Posted on Saturday, Aug 11th 2012

Sramana Mitra: That’s what they do.

Mark Hyland: This year, they’ll say that’s what they do. We’re different from 90% plus of those vendors because we’re doing it all from the cloud. There are many vendors that are selling encoding gear, sending network optimization, and selling application experience or different components. But there are very few that are knitting it all together to create an end-to-end service that’s delivered from the cloud. To have that capability globally puts QuickPlay in the company of five or ten other companies tops.

SM: What are those five companies?

MH: Well, Moby TV has that capability. There are a handful of others, some Swedish companies. There are some challengers. Avail TVN has been a traditional pay TV provider that has the capability to move into this IP delivery. There are lots of people close to this space who could come into it. But when we’re in contests and competitions, we’re generally able to tell a good story about being an experienced, reliable cloud-based provider.

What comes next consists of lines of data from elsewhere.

static int count_per_target(pc_ctx* c, int condensed, hipStream_t st, std::vector<uint64_t>& per_owned) {
    int rc = PC_OK;
    const int N = c->dev.N;
    if ((rc = c->b_aln_t.ensure((size_t)N * 8))) return rc;
    PC_HIP(hipMemsetAsync(c->b_aln_t.p, 0, (size_t)N * 8, st));
    PcWalkArgs a; memset(&a, 0, sizeof(a));
    a.totals = c->b_totals.as<unsigned long long>() + 5;
    a.aln_t = c->b_aln_t.as<unsigned long long>(); a.condensed = condensed;
    if ((rc = pc_launch_walk(PCW_COUNT, c->dev, c->shard, a, st))) return rc;
    std::vector<uint64_t> all(N);
    PC_HIP(hipMemcpyAsync(all.data(), c->b_aln_t.p, (size_t)N * 8, hipMemcpyDeviceToHost, st));
    PC_HIP(hipStreamSynchronize(st));
// ... 26 lines not shown
    memset(&P.st, 0, sizeof(P.st));
    pc_stats& local = P.st;
    const int64_t base = (rows || groups) ? 0 : c->h_lbase[k0];
    const int64_t Lc = rows ? (int64_t)(k1 - k0) * d.N : groups ? groups->block_slot[k1] - groups->block_slot[k0] : c->h_lbase[k1] - base;
    local.n_pairs = Lc;
    local.n_alignments = (int64_t)A;
    if (A > (uint64_t)PC_PLAN_MAX_ALIGNMENTS) {
        pc_set_error("plan: %llu alignments behind ONE target genome exceed the 2^31-2 a plan can index", (unsigned long long)A); return PC_ERR_LIMIT;
    }
    const int U = d.U;
    const int ncls = c->nlc;
    const int64_t tmp_fixed = std::max<int64_t>(Lc + 1, U + 1);
    if ((rc = c->b_start_q.ensure((U + 1) * 4)) || (rc = c->b_end_q.ensure((U + 1) * 4)) || (rc = c->b_ntask_q.ensure((U + 1) * 4)) ||
        (rc = c->b_task_off_q.ensure((U + 1) * 4)) || (rc = c->b_scan_tmp.ensure(pc_scan_tmp_elems(tmp_fixed) * 4)) || (rc = c->b_plan.ensure(4096)))
        return rc;
    if (Lc > 0 && (rc = pc_scan_exclusive_u32(c->b_na.as<uint32_t>() + base, c->b_off.as<uint32_t>() + base, Lc, c->b_scan_tmp.as<uint32_t>(),
                                              (int64_t)(c->b_scan_tmp.cap / 4), st))) return rc;
    PcWalkArgs a; memset(&a, 0, sizeof(a));
    a.as_distance = 0; a.condensed = condensed;
    a.off = c->b_off.as<uint32_t>();
    uint32_t* const h_plan = c->h_plan.as<uint32_t>();
    uint64_t* h_tot = (uint64_t*)(h_plan + 1000);
    if (A > 0) {
        const int64_t An = (int64_t)A;
        const int key_bits = 2 * d.ubits;
        const size_t sort_bytes = pc_sort_temp_bytes(An, key_bits);
        if ((rc = c->b_key0.ensure(A * 8)) || (rc = c->b_key1.ensure(A * 8)) || (rc = c->b_val0.ensure(A * 4)) || (rc = c->b_val1.ensure(A * 4)) ||
            (rc = c->b_sort_tmp.ensure(std::max<size_t>(sort_bytes, 16))) || (rc = c->b_flags.ensure((A + 1) * 4)) || (rc = c->b_excl.ensure((A + 1) * 4)) ||
            (rc = c->b_alias.ensure(A * 4)) || (rc = c->b_bucket_row.ensure(A * 4)) || (rc = c->b_res.ensure(A * 8)) ||
            (rc = c->b_scan_tmp.ensure(pc_scan_tmp_elems(std::max<int64_t>(tmp_fixed, An + 1)) * 4)))
            return rc;
        const int64_t tmp_elems = (int64_t)(c->b_scan_tmp.cap / 4);
        a.key = c->b_key0.as<unsigned long long>(); a.val = c->b_val0.as<uint32_t>();
        if ((rc = walk_domain(c, PCW_ENUM, rows, groups, k0, k1, a, st))) return rc;
        if ((rc = pc_sort_pairs(c->b_sort_tmp.p, c->b_sort_tmp.cap, c->b_key0.as<unsigned long long>(), c->b_key1.as<unsigned long long>(),
                                c->b_val0.as<uint32_t>(), c->b_val1.as<uint32_t>(), An, key_bits, st))) return rc;
        if ((rc = pc_launch_mark_heads(c->b_key1.as<unsigned long long>(), c->b_flags.as<uint32_t>(), An, st))) return rc;
        if ((rc = pc_scan_exclusive_u32(c->b_flags.as<uint32_t>(), c->b_excl.as<uint32_t>(), An + 1, c->b_scan_tmp.as<uint32_t>(), tmp_elems, st))) return rc;
        PC_HIP(hipMemsetAsync(c->b_start_q.p, 0, (U + 1) * 4, st));
        PC_HIP(hipMemsetAsync(c->b_end_q.p, 0, (U + 1) * 4, st));
        PC_HIP(hipMemsetAsync(c->b_totals.as<unsigned long long>() + 3, 0, 16, st));
        if ((rc = pc_launch_unique(d, c->b_key1.as<unsigned long long>(), c->b_val1.as<uint32_t>(), c->b_flags.as<uint32_t>(), c->b_excl.as<uint32_t>(),
                                   c->b_alias.as<uint32_t>(), c->b_bucket_row.as<int32_t>(), c->b_start_q.as<uint32_t>(), c->b_end_q.as<uint32_t>(),
                                   c->b_totals.as<unsigned long long>(), An, st))) return rc;
        if ((rc = pc_launch_task_count(c->b_start_q.as<uint32_t>(), c->b_end_q.as<uint32_t>(), c->task_plan, c->b_ntask_q.as<uint32_t>(), U, st))) return rc;
        if ((rc = pc_scan_exclusive_u32(c->b_ntask_q.as<uint32_t>(), c->b_task_off_q.as<uint32_t>(), U + 1, c->b_scan_tmp.as<uint32_t>(), tmp_elems, st))) return rc;
        PC_HIP(hipMemcpyAsync(h_plan, c->b_task_off_q.as<uint32_t>() + U, 4, hipMemcpyDeviceToHost, st));
        PC_HIP(hipMemcpyAsync(h_tot, c->b_totals.p, 40, hipMemcpyDeviceToHost, st));
        PC_HIP(hipStreamSynchronize(st));
        const uint32_t ntasks = h_plan[0];
        local.n_tasks = ntasks; local.n_distinct_alignments = (int64_t)h_tot[3]; local.n_distinct_cells = (int64_t)h_tot[4];
        P.ntasks = ntasks; P.n_distinct = (int64_t)h_tot[3];
        int cbits = 1; while ((1 << cbits) < ncls) ++cbits;
        const size_t tb_bytes = pc_sort_temp_bytes((int64_t)std::max<uint32_t>(ntasks, 1), 32 + cbits);
        if ((rc = c->b_tasks.ensure(std::max<uint32_t>(ntasks, 1) * sizeof(PcTask))) || (rc = c->b_tasks_sorted.ensure(std::max<uint32_t>(ntasks, 1) * sizeof(PcTask))) ||
            (rc = c->b_key0.ensure((size_t)ntasks * 8)) || (rc = c->b_key1.ensure((size_t)ntasks * 8)) || (rc = c->b_val0.ensure((size_t)ntasks * 4)) ||
            (rc = c->b_val1.ensure((size_t)ntasks * 4)) || (rc = c->b_sort_tmp.ensure(std::max<size_t>(tb_bytes, 16))))
            return rc;
        if ((rc = pc_launch_task_fill(d, c->b_start_q.as<uint32_t>(), c->b_end_q.as<uint32_t>(), c->task_plan,
// ... 34 lines not shown
        PC_HIP(hipMemsetAsync(res, 0, (size_t)std::max<int64_t>(P.n_distinct, 1) * 8, st));
        task_list = c->b_tasks.as<PcTask>(); tb = sb;
    }
    for (int i = 0; i < ncls; ++i) c->aligned_tasks[i] = tb[i + 1] - tb[i];
    return run_align_classes(c, task_list, tb.data(), c->cls_max_lb.data(), res, st, stats, P.ppos);
}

SM: Talk to me about that experience of working with the cable providers and pay TV providers. Let’s take a couple of case studies. What are you learning? What’s happening inside them?

MH: Well, think about it from their perspective. You’ve got ongoing accelerating technological change. There are new video formats, new devices, and they’ve gone from having a fairly infrastructure-centric view of things. They had pretty big irons in their ad ends, and they would feed signals to set-top boxes. The set-top boxes were relatively homogeneous in the sense that there might be a handful of vendors selling them. And there were different versions of set-top boxes, but fundamentally, there was a fairly consistent terminal at the other end.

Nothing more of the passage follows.